Whenever John Economaki of Bridge City Tools teaches classes about furniture design, he always asks his students a question that seems to have no good answer.
The question goes something like this: Would you rather have a piece of furniture with great lines but so-so craftsmanship, or a somewhat dumpy-looking project with perfect and crisp joinery throughout?
You’ll have to read to the bottom of this entry to find out how John’s students answer the question. Me? I’ve been struggling with the question all week.
I’m just now applying the first coat of color to a Gustav Stickley plant stand for the next issue of Woodworking Magazine, and I’ve been beating myself up all week over this piece and my workmanship on it.
The project itself is straightforward and is all familiar ground for me. Whenever I work on a project like this, I try to stretch myself by focusing on some detail to see if I can make it more refined and crisp than before.
For this project, I focused on the curves, and I went to great lengths to get the swoops just right on the aprons and stretchers. And for the most part, I was pleased with how they came out.
And that’s when the tenons for the top rails came and bit me on the hinder.
During the final assembly I clamped everything up, drove in the tusk tenons at the bottom of the plant stand and walked away for about eight hours. When I removed the clamps, everything looked good for about a half an hour. Then two of the tenons at the top of the plant stand began to separate at their shoulders. Each one opened up about .006″. I think the tusk tenons are pulling them apart. Something was a little bit off in the assembly and there wasn’t any good way to turn back.
So I spent an hour on Tuesday morning feeding white oak shavings from my jointer plane into these gaps in an effort to obscure them. After forcing the glue-covered shavings into the gaps with tweezers, things looked better. But they sure as heck weren’t “according to Hoyle.”

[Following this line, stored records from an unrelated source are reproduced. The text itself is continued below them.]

# orm011/mplan2vdl

Measured on AMD Instinct MI355X. Metric: rows/s, TPC-H Q6 SF100 (fused VDL scan), + achieved HBM GB/s in roofline, higher is better.
Workload: dtype int64; 1 GPU; tpch_q6_sf100; rows_total=600037902, rows_per_gpu=600037902, bytes_per_row=28, finalise=local

## Files before the change

mplan2vdl_amd/csrc/vdl_jit.cpp:

```cpp
#include "vdl_jit.h"

#include <dlfcn.h>
#include <fcntl.h>
#include <sys/stat.h>
#include <unistd.h>

#include <atomic>
#include <cerrno>
#include <cstdio>
#include <cstdlib>
#include <cstring>
#include <fstream>
#include <map>
#include <mutex>
#include <sstream>

namespace vdl {
namespace jit {

namespace {

#ifndef VDL_PROJ_U
#define VDL_PROJ_U 4
#endif
// ... 223 lines not shown
        const MAggDesc &a = D.agg[j];
        o << "    d.agg[" << j << "].kind = " << a.kind << "; d.agg[" << j << "].used = " << a.used << "u; d.agg[" << j << "].plain = " << a.plain << "u; d.agg[" << j
          << "].constant = " << lit(a.constant) << ";\n";
        for (int k = 0; k < C.ncol; k++)
            if ((a.used >> k) & 1u) o << "    d.agg[" << j << "].fa[" << k << "] = " << lit(a.fa[k]) << "; d.agg[" << j << "].fs[" << k << "] = " << lit(a.fs[k]) << ";\n";
    }
    if (kind != MSCAN) {
        o << "    d.take = " << D.take << "u; d.nout = " << D.nout << "; d.bitmap_only = " << D.bitmap_only << "; d.carry = " << D.carry << "u;\n";
        for (int k = 0; k < D.nout; k++) o << "    d.out_col[" << k << "] = " << D.out_col[k] << ";\n";
        o << "    d.nexpr = " << D.nexpr << ";\n";
        for (int k = 0; k < D.nexpr; k++) o << "    d.expr_at[" << k << "] = " << D.expr_at[k] << "; d.expr_len[" << k << "] = " << D.expr_len[k] << ";\n";
    }
    o << "    return d;\n}\n}  // namespace vdl\n";
    return o.str();
}

static bool has_sat_diff(const MsArgs &C, const MScanDesc &D) {
    for (int k = 0; k < C.ncol; k++) if (D.dkind[k] == VC_SUBS) return true;
    return false;
}

static bool has_lookup_decode(const MsArgs &C) { return (C.decode & C.derived) != 0; }

std::string scan_source(Kind kind, const MsArgs &C, const MScanDesc &D, const Shape &sh) {
    std::ostringstream o;
    o << "#define VDL_SPEC_UNROLL _Pragma(\"unroll\")\n";
    const bool rt = sh.rt_bounds;
    if (rt) o << "#define VDL_RT_BOUNDS 1\n";
    if (has_sat_diff(C, D)) o << "#define VDL_SAT_DIFF 1\n";
    if (has_lookup_decode(C)) o << "#define VDL_LOOKUP_DECODE 1\n";
    if (kind == MSCAN && sh.batch) o << "#define VDL_BATCH " << sh.batch << "\n#define VDL_BATCH_NAGG " << D.nagg << "\n";
    if (kind == MSCAN && sh.census) o << "#define VDL_CENSUS 1\n";
    if (kind == MSCAN && C.packed) o << "#define VDL_PACKED 1\n";
    if (kind == MSCAN && C.lazy && C.packed) {
        auto ulit = [](int64_t x) { return std::to_string((uint64_t)x & 0xffffffffull) + "u"; };
        o << "#define VDL_STAGED_PRE";
        for (int c = 0; c < C.ncol; c++) {
            if (!((C.filtered >> c) & 1u) || ((C.lazy >> c) & 1u)) continue;
            if (rt) o << rt_filter_line(C, D, c, (C.packed >> c) & 1u);
            else if ((C.packed >> c) & 1u)
                o << " _Pragma(\"unroll\") for (int r = 0; r < RW; r++) alive[r] = alive[r] & ((uint32_t)v[" << c << "][r] >= " << ulit(D.flo[c]) << ") & ((uint32_t)v[" << c
                  << "][r] <= " << ulit(D.fhi[c]) << ");";
            else
                o << " _Pragma(\"unroll\") for (int r = 0; r < RW; r++) alive[r] = alive[r] & (v[" << c << "][r] >= " << lit(D.flo[c]) << ") & (v[" << c << "][r] <= "
                  << lit(D.fhi[c]) << ");";
        }
        o << "\n#define VDL_STAGED_POST";
        for (int c = 0; c < C.ncol; c++) {
            if (!((C.lazy >> c) & 1u)) continue;
            const int w = C.width(c);
            o << " { const __amdgpu_buffer_rsrc_t rs_ = buf_rsrc((const char *)Cr.ptr[" << c << "] + tile0 * " << w << ", (uint32_t)(tile_rows * " << w
              << ")); _Pragma(\"unroll\") for (int r = 0; r < RW; r++) {";
            if (sh.census)
                o << " { const uint64_t m_ = __ballot(pass[r]); const uint64_t a_ = (uint64_t)Cr.ptr[" << c << "] + (uint64_t)(rowid[r] - Cr.row0) * " << w << "ull;"
                  << " const int ln_ = (int)(threadIdx.x & 63u); int lo_ = ln_ - (int)((a_ & 127ull) / " << w << "ull); if (lo_ < 0) lo_ = 0;"
                  << " const bool first_ = pass[r] && ((m_ >> lo_) & ((1ull << (ln_ - lo_)) - 1ull)) == 0ull;"
                  << " const uint64_t f_ = __ballot(first_); if (ln_ == 0) census_cnt[" << c << "] += (unsigned long long)__popcll(f_); }";
            o << " v[" << c << "][r] = buf_load_one<" << w << ">(rs_, pass[r], (uint32_t)(rowid[r] - Cr.row0 - tile0) * " << w << "u); } }";
        }
        o << "\n";
    } else if (kind == MSCAN && C.lazy && C.queued) {
        o << "#define VDL_QUEUE_FILTER";
        for (int c = 0; c < C.ncol; c++)
            if (!((C.derived >> c) & 1u) && !((C.lazy >> c) & 1u) && ((C.filtered >> c) & 1u) && rt) o << rt_filter_line(C, D, c, false);
            else if (!((C.derived >> c) & 1u) && !((C.lazy >> c) & 1u) && ((C.filtered >> c) & 1u))
                o << " _Pragma(\"unroll\") for (int r = 0; r < RW; r++) alive[r] = alive[r] & (v[" << c << "][r] >= " << lit(D.flo[c]) << ") & (v[" << c << "][r] <= " << lit(D.fhi[c]) << ");";
// ... 24 lines not shown
                l << " if (RW % 2 == 0) { _Pragma(\"unroll\") for (int r = 0; r < RW; r += 2) { const int r1 = r + 1 < RW ? r + 1 : r; v[" << c << "][r] = 0; v[" << c
                  << "][r1] = 0;" << census(c, w, (std::string(mask) + "[r] | " + mask + "[r1]").c_str()) << " if (" << mask << "[r] | " << mask << "[r1]) { const int64_t i0 = rowid[r] - Cr.row0; if (i0 + 1 < Cr.n) { const " << vt << " x = *(const " << vt
                  << " *)((const char *)Cr.ptr[" << c << "] + i0 * " << w << "); v[" << c << "][r] = x.x; v[" << c << "][r1] = x.y; } else if (" << mask << "[r]) v[" << c
                  << "][r] = load_scalar(Cr.ptr[" << c << "], " << w << ", i0); } } } else {";
            }
            l << " _Pragma(\"unroll\") for (int r = 0; r < RW; r++) { v[" << c << "][r] = 0; if (" << mask << "[r]) v[" << c << "][r] = load_scalar(Cr.ptr[" << c << "], "
              << w << ", rowid[r] - Cr.row0); }";
            if (pairs) l << " }";
            return l.str();
        };
        o << "#define VDL_STAGED_PRE";
        for (int st = 0; st <= 3; st++)
            for (int c = 0; c < C.ncol; c++) {
                if (((C.derived >> c) & 1u) || C.stage(c) != st) continue;
                if (st > 0) o << load(c, "alive");
                if (((C.filtered >> c) & 1u) && rt) o << rt_filter_line(C, D, c, false);
                else if ((C.filtered >> c) & 1u)
                    o << " _Pragma(\"unroll\") for (int r = 0; r < RW; r++) alive[r] = alive[r] & (v[" << c << "][r] >= " << lit(D.flo[c]) << ") & (v[" << c << "][r] <= "
                      << lit(D.fhi[c]) << ");";
            }
        for (int c = 0; c < C.ncol; c++) if (!((C.derived >> c) & 1u) && C.stage(c) == 14) o << load(c, "alive");
        o << "\n#define VDL_STAGED_POST";
        for (int c = 0; c < C.ncol; c++) if (!((C.derived >> c) & 1u) && C.stage(c) == 15) o << load(c, "pass");
        o << "\n";
    }
    o << "#define VDL_PROJ_U " << VDL_PROJ_U_HOST << "\n" << kEmbedded << "\n" << desc_text(kind, C, D, "", rt);
    const char *b = sh.vec ? "true" : "false";
    if (kind == MSCAN && sh.batch)
        o << "extern \"C\" __global__ __launch_bounds__(256) void " << entry_name(kind, C, D, sh) << "(const vdl::MsArgs Cr, const vdl::MsBatch B) {\n"
             "    constexpr vdl::MsArgs C = vdl::jit_args();\n"
             "    constexpr vdl::MScanDesc D = vdl::jit_desc();\n"
             "    vdl::mscan_body<" << sh.nc << ", " << sh.u << ", " << b << ", " << b << ", " << (sh.grouped ? "true" : "false") << ", false, false>(C, Cr, D, *B.d[0], B);\n}\n";
    else if (kind == MSCAN)
        o << "extern \"C\" __global__ __launch_bounds__(256) void " << entry_name(kind, C, D, sh) << "(const vdl::MsArgs Cr, const vdl::MScanDesc *__restrict__ Dp) {\n"
             "    constexpr vdl::MsArgs C = vdl::jit_args();\n"
             "    constexpr vdl::MScanDesc D = vdl::jit_desc();\n"
             "    vdl::mscan_body<" << sh.nc << ", " << sh.u << ", " << b << ", " << b << ", " << (sh.grouped ? "true" : "false") << ", " << (sh.der ? "true" : "false")
          << ", " << (C.lazy ? "true" : "false") << ">(C, Cr, D, *Dp);\n}\n";
    else if (kind == SELECT)
        o << "extern \"C\" __global__ __launch_bounds__(256) void " << entry_name(kind) << "(const vdl::MsArgs Cr, const vdl::MScanDesc *__restrict__ Dp) {\n"
             "    constexpr vdl::MsArgs C = vdl::jit_args();\n"
             "    constexpr vdl::MScanDesc D = vdl::jit_desc();\n"
             "    vdl::project_select_body<" << sh.nc << ", vdl::kProjU, " << b << ", " << b << ">(C, Cr, D, *Dp);\n}\n";
    else
        o << "extern \"C\" __global__ __launch_bounds__(256) void " << entry_name(kind) << "(const vdl::MsArgs Cr, const vdl::MScanDesc *__restrict__ Dp, const uint16_t *__restrict__ scratch,\n"
             "        const int64_t *__restrict__ counts, const int64_t *__restrict__ offsets) {\n"
             "    constexpr vdl::MsArgs C = vdl::jit_args();\n"
             "    constexpr vdl::MScanDesc D = vdl::jit_desc();\n"
             "    vdl::project_take_body<" << sh.nc << ">(C, Cr, D, *Dp, scratch, counts, offsets);\n}\n";
    return o.str();
}
std::string mscan_source(const MsArgs &C, const MScanDesc &D, const Shape &sh) { return scan_source(MSCAN, C, D, sh); }
std::string front_source(const MsArgs &Cs, const MScanDesc &Ds, const MsArgs &Ct, const MScanDesc &Dt, const Shape &sh, int nct) {
    std::ostringstream o;
    o << "#define VDL_SPEC_UNROLL _Pragma(\"unroll\")\n";
    if (sh.rt_bounds) o << "#define VDL_RT_BOUNDS 1\n";
    if (has_sat_diff(Cs, Ds) || has_sat_diff(Ct, Dt)) o << "#define VDL_SAT_DIFF 1\n";
    if (has_lookup_decode(Cs) || has_lookup_decode(Ct)) o << "#define VDL_LOOKUP_DECODE 1\n";
    o << "#define VDL_PROJ_U " << VDL_PROJ_U_HOST << "\n#define VDL_FRONT_BATCH " << VDL_FRONT_BATCH_HOST << "\n" << kEmbedded << "\n" << desc_text(SELECT, Cs, Ds, "_s", sh.rt_bounds) << desc_text(TAKE, Ct, Dt, "_t", sh.rt_bounds);
    const char *b = sh.vec ? "true" : "false";
    o << "extern \"C\" __global__ __launch_bounds__(256) void " << entry_name(FRONT) << "(const vdl::MsArgs Csr, const vdl::MScanDesc *__restrict__ Dsp, const vdl::MsArgs Ctr,\n"
         "        const vdl::MScanDesc *__restrict__ Dtp, const vdl::FrontLook lk) {\n"
         "    constexpr vdl::MsArgs Cs = vdl::jit_args_s();\n"
         "    constexpr vdl::MScanDesc Ds = vdl::jit_desc_s();\n"
         "    constexpr vdl::MsArgs Ct = vdl::jit_args_t();\n"
         "    constexpr vdl::MScanDesc Dt = vdl::jit_desc_t();\n"
         "    vdl::project_front_body<" << sh.nc << ", " << nct << ", vdl::kProjU, " << b << ", " << b << ">(Cs, Csr, Ds, *Dsp, Ct, Ctr, Dt, *Dtp, lk);\n}\n";
    return o.str();
}
const char *entry_name(Kind kind) { return kind == MSCAN ? "vdl_jit_mscan" : kind == SELECT ? "vdl_jit_project_select" : kind == FRONT ? "vdl_jit_project_front" : "vdl_jit_project_take"; }
std::string entry_name(Kind kind, const MsArgs &C, const MScanDesc &D, const Shape &sh) {
    if (kind != MSCAN) return entry_name(kind);
    char tag[16];
    snprintf(tag, sizeof tag, "%06llx", (unsigned long long)(fnv(desc_text(kind, C, D, "", sh.rt_bounds)) & 0xffffffull));
    int eager_filters = 0;
    for (int c = 0; c < C.ncol; c++) eager_filters += ((C.filtered >> c) & 1u) && !((C.derived >> c) & 1u) && C.stage(c) == 0;
    return std::string("vdl_jit_mscan_") + (sh.grouped ? "grouped_" : "") + (C.packed ? "packed_" : "") + "u" + std::to_string(sh.u) + (C.lazy ? "_staged" + std::to_string(eager_filters) + "_" : "_") +
           (sh.census ? "census_" : "") + tag + (sh.batch ? "_batch" + std::to_string(sh.batch) : "") + (sh.rt_bounds ? "_rtb" : "");
}

bool compile(const std::string &src, const std::string &arch, std::vector<char> &code, std::string &log, Origin *origin) {
    if (origin) *origin = COMPILED;
    std::string key = std::to_string(fnv(src)) + "_" + std::to_string(src.size()) + "_" + arch;
    {
        Rtc &r0 = rtc();
        int major = 0, minor = 0;
        if (r0.lib && r0.version && r0.version(&major, &minor) == 0) key += "_rtc" + std::to_string(major) + "." + std::to_string(minor);
    }
    {
        std::lock_guard<std::mutex> g(g_mu);
        auto it = g_code.find(key);
        if (it != g_code.end()) { code = it->second; g_from_memory++; if (origin) *origin = FROM_MEMORY; return true; }
    }
    if (const char *dump = getenv("VDL_JIT_DUMP")) {
        std::ofstream f(std::string(dump) + "/vdl_" + key + ".hip");
        f << src;
    }
    const std::string dir = trusted_cache_dir();
    std::string path;
    if (!dir.empty()) {
        path = dir + "/vdl_" + key + ".vdlco";
        if (cache_read(path, src, code)) { std::lock_guard<std::mutex> g(g_mu); g_code[key] = code; g_from_disk++; if (origin) *origin = FROM_DISK; return true; }
    }
    Rtc &r = rtc();
    if (!r.lib || !r.why.empty()) { log = r.why.empty() ? "libhiprtc not usable" : r.why; return false; }
    void *prog = nullptr;
    if (r.create(&prog, src.c_str(), "vdl_jit_scan.hip", 0, nullptr, nullptr) != 0) { log = "hiprtcCreateProgram failed"; return false; }
    const std::string a = "--offload-arch=" + arch;
    const char *opts[] = {a.c_str(), "-O3", "-std=c++17"};
    const int rc = r.compile(prog, 3, opts);
// ... 30 lines not shown
```

mplan2vdl_amd/csrc/vdl_mscan_body.h:

```cpp
#pragma once
#include "vdl_scan_desc.h"
#include "vdl_front_index.h"

#ifndef VDL_SPEC_UNROLL
#define VDL_SPEC_UNROLL
#endif

namespace vdl {

typedef long long ll2 __attribute__((ext_vector_type(2)));
typedef int i32x2 __attribute__((ext_vector_type(2)));
typedef short i16x2 __attribute__((ext_vector_type(2)));
typedef char i8x2 __attribute__((ext_vector_type(2)));

template <int N> struct IntTag { static constexpr int value = N; };

namespace {
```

I have to have this project done by Monday, and I have an involved finishing schedule ahead, so I grabbed the stain today and went to work. As the color went on, two things happened: One, I could see my mistakes just as well. You can’t fill gaps with stain. Well, I sure can’t.
And second, I became smitten with the genius of Gustav Stickley, who designed this plant stand. As the color went on I began to see how the overall piece would begin to look. I stopped seeing the individual components.